INFORMATION GIVEN:
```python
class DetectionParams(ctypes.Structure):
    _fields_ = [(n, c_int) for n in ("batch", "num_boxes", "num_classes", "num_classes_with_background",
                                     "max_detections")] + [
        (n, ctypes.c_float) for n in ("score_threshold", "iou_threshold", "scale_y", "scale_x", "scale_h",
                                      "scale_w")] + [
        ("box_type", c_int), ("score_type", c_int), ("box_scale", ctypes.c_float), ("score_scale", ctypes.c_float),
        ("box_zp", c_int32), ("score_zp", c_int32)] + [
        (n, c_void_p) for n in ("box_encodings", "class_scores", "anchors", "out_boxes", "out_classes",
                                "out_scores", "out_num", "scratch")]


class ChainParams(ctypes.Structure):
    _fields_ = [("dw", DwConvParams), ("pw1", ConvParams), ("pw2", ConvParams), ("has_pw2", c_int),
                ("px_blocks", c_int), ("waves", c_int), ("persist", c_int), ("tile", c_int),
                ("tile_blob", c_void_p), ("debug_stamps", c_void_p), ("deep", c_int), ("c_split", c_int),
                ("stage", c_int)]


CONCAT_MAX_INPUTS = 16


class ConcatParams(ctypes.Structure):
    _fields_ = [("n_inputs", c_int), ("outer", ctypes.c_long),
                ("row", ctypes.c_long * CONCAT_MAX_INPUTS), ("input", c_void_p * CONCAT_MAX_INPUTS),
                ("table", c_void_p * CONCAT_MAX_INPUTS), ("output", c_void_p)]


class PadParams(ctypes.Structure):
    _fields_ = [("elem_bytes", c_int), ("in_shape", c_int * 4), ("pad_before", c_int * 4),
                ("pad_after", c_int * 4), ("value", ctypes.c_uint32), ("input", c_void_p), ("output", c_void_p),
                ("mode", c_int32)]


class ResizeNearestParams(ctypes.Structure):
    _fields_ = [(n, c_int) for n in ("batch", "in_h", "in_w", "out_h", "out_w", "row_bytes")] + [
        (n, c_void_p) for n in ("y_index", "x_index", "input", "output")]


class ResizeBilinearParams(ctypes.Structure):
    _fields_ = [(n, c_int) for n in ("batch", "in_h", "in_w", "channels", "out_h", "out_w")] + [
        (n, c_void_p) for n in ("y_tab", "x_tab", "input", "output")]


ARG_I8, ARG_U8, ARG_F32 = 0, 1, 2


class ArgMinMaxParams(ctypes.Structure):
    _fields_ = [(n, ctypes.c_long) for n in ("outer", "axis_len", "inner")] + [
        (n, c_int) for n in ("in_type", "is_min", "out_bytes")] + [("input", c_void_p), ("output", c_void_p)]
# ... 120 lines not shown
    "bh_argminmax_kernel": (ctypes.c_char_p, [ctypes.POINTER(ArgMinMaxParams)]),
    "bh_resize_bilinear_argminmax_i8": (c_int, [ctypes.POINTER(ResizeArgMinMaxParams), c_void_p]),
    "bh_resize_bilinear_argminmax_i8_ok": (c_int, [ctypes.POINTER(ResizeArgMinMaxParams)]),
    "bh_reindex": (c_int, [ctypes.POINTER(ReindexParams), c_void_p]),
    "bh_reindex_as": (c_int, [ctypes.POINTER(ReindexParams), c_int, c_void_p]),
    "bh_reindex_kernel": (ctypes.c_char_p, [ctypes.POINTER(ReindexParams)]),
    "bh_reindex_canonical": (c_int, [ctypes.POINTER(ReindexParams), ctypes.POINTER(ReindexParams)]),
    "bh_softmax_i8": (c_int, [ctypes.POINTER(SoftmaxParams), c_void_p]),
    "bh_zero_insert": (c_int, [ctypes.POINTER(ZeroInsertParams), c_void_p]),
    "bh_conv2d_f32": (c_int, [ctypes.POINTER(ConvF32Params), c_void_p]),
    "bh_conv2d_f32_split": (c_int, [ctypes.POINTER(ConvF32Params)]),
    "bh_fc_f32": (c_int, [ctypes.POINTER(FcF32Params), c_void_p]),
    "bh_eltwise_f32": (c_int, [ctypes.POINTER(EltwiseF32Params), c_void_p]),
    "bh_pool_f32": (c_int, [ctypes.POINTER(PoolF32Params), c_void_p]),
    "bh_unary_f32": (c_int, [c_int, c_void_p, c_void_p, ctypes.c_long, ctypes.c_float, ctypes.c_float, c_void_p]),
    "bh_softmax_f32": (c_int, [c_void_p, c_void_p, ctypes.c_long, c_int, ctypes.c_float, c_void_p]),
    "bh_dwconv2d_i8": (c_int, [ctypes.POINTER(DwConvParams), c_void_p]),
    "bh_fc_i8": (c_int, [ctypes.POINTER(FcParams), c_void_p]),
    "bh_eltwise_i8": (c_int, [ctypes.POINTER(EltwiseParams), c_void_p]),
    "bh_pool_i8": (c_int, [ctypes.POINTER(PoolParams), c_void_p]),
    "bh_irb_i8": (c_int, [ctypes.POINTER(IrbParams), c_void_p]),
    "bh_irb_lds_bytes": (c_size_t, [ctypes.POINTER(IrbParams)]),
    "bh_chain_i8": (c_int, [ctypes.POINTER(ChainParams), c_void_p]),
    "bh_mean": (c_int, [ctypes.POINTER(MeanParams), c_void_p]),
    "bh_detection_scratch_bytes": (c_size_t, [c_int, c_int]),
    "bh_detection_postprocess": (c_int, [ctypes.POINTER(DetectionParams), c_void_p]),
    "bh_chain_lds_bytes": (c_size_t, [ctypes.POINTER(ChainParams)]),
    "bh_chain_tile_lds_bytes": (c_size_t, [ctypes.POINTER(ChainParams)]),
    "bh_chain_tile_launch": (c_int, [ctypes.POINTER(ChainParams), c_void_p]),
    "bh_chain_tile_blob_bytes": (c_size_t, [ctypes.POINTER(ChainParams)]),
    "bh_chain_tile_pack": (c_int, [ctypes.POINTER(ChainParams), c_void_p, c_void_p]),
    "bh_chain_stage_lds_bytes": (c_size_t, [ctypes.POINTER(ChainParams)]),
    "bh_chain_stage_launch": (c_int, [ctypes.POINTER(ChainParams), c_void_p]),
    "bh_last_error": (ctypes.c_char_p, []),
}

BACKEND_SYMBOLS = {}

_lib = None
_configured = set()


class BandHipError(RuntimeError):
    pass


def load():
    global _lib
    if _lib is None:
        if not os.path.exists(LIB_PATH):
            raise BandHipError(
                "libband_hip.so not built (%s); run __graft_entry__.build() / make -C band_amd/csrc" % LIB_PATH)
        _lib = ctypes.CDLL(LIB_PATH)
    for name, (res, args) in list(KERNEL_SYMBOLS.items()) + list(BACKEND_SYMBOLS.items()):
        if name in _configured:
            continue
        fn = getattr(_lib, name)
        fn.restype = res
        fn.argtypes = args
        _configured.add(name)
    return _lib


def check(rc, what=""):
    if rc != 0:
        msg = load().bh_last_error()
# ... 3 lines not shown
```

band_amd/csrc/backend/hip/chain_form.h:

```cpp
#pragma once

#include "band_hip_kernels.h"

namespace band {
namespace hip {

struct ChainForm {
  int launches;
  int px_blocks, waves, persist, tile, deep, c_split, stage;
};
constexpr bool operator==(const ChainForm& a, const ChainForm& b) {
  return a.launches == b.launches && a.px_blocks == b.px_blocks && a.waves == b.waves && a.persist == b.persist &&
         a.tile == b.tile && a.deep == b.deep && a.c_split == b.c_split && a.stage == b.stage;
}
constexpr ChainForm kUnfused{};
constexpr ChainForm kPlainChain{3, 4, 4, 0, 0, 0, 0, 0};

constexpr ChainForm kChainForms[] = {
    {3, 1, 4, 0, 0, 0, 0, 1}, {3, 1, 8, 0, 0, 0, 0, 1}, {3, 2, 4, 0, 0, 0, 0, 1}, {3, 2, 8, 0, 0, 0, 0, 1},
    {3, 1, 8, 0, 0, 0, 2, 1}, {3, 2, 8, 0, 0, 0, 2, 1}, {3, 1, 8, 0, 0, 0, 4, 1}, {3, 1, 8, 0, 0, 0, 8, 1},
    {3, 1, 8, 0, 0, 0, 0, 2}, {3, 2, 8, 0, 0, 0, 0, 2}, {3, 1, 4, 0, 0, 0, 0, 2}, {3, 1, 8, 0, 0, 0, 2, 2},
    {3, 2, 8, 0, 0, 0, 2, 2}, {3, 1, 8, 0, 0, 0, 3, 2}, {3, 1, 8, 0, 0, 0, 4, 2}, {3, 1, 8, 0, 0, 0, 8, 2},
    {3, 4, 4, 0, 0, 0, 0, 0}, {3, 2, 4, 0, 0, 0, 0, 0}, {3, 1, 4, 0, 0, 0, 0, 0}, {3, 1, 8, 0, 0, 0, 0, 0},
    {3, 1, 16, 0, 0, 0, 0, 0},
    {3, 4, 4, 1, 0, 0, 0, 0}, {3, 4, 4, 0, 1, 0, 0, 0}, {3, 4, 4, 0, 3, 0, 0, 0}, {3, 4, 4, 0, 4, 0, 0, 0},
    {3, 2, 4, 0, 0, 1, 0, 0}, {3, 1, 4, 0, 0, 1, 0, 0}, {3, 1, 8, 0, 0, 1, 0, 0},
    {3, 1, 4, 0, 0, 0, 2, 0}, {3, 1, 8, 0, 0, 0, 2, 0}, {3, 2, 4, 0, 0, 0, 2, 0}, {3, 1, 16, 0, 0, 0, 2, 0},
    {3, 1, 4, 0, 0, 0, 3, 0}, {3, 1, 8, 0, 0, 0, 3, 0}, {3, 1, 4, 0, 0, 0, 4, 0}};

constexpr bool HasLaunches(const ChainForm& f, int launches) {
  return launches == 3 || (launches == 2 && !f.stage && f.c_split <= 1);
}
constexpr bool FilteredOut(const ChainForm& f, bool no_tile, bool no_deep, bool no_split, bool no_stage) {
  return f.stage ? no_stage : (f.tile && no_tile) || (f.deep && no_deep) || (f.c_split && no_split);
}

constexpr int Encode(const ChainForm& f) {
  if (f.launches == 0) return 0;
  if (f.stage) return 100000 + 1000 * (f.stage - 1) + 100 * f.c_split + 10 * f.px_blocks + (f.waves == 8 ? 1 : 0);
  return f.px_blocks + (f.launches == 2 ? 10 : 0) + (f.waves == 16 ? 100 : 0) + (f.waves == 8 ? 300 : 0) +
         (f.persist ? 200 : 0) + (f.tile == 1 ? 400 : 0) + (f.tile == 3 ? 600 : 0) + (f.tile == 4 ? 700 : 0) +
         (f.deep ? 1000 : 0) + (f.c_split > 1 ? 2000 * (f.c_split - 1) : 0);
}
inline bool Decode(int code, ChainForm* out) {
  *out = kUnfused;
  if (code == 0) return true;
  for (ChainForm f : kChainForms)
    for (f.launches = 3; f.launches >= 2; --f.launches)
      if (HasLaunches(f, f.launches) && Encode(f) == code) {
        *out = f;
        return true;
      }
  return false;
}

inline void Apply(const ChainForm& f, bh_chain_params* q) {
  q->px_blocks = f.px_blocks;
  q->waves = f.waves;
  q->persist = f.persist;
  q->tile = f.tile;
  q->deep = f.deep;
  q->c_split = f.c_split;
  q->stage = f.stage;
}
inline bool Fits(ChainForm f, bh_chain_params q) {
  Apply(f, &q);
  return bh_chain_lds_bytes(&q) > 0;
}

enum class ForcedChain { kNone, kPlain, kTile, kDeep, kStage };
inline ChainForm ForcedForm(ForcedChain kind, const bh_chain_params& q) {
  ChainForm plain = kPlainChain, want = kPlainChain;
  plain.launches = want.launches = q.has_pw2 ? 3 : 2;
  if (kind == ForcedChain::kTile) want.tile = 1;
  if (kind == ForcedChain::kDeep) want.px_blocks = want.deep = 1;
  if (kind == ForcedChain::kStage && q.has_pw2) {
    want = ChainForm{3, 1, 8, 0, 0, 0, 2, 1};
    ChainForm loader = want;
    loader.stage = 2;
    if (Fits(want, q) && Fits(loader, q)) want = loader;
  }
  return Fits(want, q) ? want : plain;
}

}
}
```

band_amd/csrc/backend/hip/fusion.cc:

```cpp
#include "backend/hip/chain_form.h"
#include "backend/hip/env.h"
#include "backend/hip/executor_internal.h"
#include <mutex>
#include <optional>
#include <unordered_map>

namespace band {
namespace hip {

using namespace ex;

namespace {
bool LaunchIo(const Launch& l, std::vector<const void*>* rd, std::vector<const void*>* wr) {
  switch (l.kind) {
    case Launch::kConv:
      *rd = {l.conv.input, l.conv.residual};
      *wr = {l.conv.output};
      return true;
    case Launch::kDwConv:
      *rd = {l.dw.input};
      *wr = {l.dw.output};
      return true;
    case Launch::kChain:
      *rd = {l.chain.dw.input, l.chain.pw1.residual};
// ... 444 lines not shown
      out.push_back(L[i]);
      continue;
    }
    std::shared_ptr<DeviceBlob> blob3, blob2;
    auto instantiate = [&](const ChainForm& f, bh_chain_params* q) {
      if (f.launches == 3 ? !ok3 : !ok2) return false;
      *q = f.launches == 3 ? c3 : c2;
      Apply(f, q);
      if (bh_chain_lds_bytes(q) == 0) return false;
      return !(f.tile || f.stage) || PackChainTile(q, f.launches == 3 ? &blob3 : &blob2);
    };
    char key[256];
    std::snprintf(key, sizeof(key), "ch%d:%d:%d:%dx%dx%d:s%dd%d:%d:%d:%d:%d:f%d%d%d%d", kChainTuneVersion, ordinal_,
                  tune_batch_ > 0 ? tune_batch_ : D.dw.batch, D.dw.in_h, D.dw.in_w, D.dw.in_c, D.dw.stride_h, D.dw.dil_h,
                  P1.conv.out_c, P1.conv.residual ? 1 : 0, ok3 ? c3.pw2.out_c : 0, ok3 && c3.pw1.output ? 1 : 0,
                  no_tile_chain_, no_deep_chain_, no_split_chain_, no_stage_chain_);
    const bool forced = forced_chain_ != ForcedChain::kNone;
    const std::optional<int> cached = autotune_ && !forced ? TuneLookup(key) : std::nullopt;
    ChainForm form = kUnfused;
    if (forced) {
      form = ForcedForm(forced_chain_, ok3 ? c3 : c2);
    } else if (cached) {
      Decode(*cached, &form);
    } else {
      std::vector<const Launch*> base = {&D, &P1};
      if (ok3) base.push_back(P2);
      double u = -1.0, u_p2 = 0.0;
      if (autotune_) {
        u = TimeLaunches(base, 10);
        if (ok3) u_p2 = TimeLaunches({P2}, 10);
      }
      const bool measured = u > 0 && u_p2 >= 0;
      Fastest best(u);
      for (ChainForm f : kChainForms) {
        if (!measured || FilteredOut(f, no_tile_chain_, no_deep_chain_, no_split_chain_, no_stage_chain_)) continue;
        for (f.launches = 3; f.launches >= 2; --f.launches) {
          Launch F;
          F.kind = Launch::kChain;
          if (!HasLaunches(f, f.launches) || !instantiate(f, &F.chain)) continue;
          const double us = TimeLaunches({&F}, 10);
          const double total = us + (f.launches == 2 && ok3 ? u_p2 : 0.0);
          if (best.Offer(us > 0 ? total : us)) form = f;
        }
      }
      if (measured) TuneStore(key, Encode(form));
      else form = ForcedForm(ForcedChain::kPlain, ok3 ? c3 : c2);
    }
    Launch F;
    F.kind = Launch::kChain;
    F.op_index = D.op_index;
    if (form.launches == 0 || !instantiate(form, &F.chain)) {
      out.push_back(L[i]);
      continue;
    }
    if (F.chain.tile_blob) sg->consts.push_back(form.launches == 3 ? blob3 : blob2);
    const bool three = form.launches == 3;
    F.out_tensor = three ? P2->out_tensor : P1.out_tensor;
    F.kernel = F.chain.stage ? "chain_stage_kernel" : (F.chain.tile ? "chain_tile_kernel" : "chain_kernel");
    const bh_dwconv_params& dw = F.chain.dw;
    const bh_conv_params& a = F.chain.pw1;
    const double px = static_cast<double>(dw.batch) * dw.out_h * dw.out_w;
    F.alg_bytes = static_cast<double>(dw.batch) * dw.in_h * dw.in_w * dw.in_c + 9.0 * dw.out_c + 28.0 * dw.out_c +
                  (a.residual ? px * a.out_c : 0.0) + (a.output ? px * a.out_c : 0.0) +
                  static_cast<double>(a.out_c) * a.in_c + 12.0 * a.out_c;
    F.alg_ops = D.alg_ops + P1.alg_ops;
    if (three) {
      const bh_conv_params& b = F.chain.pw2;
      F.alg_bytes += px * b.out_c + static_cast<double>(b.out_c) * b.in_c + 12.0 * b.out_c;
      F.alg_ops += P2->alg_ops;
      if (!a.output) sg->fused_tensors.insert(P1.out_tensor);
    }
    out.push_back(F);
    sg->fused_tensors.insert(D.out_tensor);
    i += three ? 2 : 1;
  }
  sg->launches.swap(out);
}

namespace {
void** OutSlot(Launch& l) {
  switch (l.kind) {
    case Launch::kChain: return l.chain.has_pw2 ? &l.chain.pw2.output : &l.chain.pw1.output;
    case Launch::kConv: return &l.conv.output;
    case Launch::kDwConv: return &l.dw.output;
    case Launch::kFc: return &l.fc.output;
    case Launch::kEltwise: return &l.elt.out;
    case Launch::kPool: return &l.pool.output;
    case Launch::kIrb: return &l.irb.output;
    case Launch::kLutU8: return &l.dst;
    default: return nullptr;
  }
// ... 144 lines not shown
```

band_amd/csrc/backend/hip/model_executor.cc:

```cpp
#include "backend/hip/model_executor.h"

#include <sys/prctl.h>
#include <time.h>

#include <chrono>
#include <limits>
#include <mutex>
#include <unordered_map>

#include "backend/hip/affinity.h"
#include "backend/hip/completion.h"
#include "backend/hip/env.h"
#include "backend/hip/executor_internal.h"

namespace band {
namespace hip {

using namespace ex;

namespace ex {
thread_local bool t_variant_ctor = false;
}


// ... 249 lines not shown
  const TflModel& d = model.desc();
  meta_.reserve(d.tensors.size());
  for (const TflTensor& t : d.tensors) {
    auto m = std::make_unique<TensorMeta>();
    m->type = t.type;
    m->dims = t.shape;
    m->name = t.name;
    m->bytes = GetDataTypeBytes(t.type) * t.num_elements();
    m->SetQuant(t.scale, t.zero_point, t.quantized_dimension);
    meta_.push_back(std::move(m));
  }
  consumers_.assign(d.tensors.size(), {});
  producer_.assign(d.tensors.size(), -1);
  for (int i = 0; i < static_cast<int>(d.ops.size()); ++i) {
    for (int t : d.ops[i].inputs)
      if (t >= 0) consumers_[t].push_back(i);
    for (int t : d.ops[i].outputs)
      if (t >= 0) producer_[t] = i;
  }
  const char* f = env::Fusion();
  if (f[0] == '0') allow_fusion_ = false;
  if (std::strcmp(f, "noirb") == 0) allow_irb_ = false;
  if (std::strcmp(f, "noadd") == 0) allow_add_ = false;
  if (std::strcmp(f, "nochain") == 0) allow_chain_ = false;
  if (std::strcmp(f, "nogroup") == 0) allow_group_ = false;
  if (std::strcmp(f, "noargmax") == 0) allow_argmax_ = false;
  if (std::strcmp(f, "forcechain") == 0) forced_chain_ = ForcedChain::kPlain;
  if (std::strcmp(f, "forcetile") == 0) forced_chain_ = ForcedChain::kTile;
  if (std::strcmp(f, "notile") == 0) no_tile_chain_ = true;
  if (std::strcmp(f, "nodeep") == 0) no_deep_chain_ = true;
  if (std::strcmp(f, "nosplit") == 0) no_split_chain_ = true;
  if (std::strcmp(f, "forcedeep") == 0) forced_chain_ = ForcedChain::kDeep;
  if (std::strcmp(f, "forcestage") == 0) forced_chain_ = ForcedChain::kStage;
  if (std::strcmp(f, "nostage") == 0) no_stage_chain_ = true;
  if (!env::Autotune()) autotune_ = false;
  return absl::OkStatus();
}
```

TASK ITEM: Filter the data, keeping only the lines that contain "DwConvParams".

SOLUTION:
    _fields_ = [("dw", DwConvParams), ("pw1", ConvParams), ("pw2", ConvParams), ("has_pw2", c_int),
    "bh_dwconv2d_i8": (c_int, [ctypes.POINTER(DwConvParams), c_void_p]),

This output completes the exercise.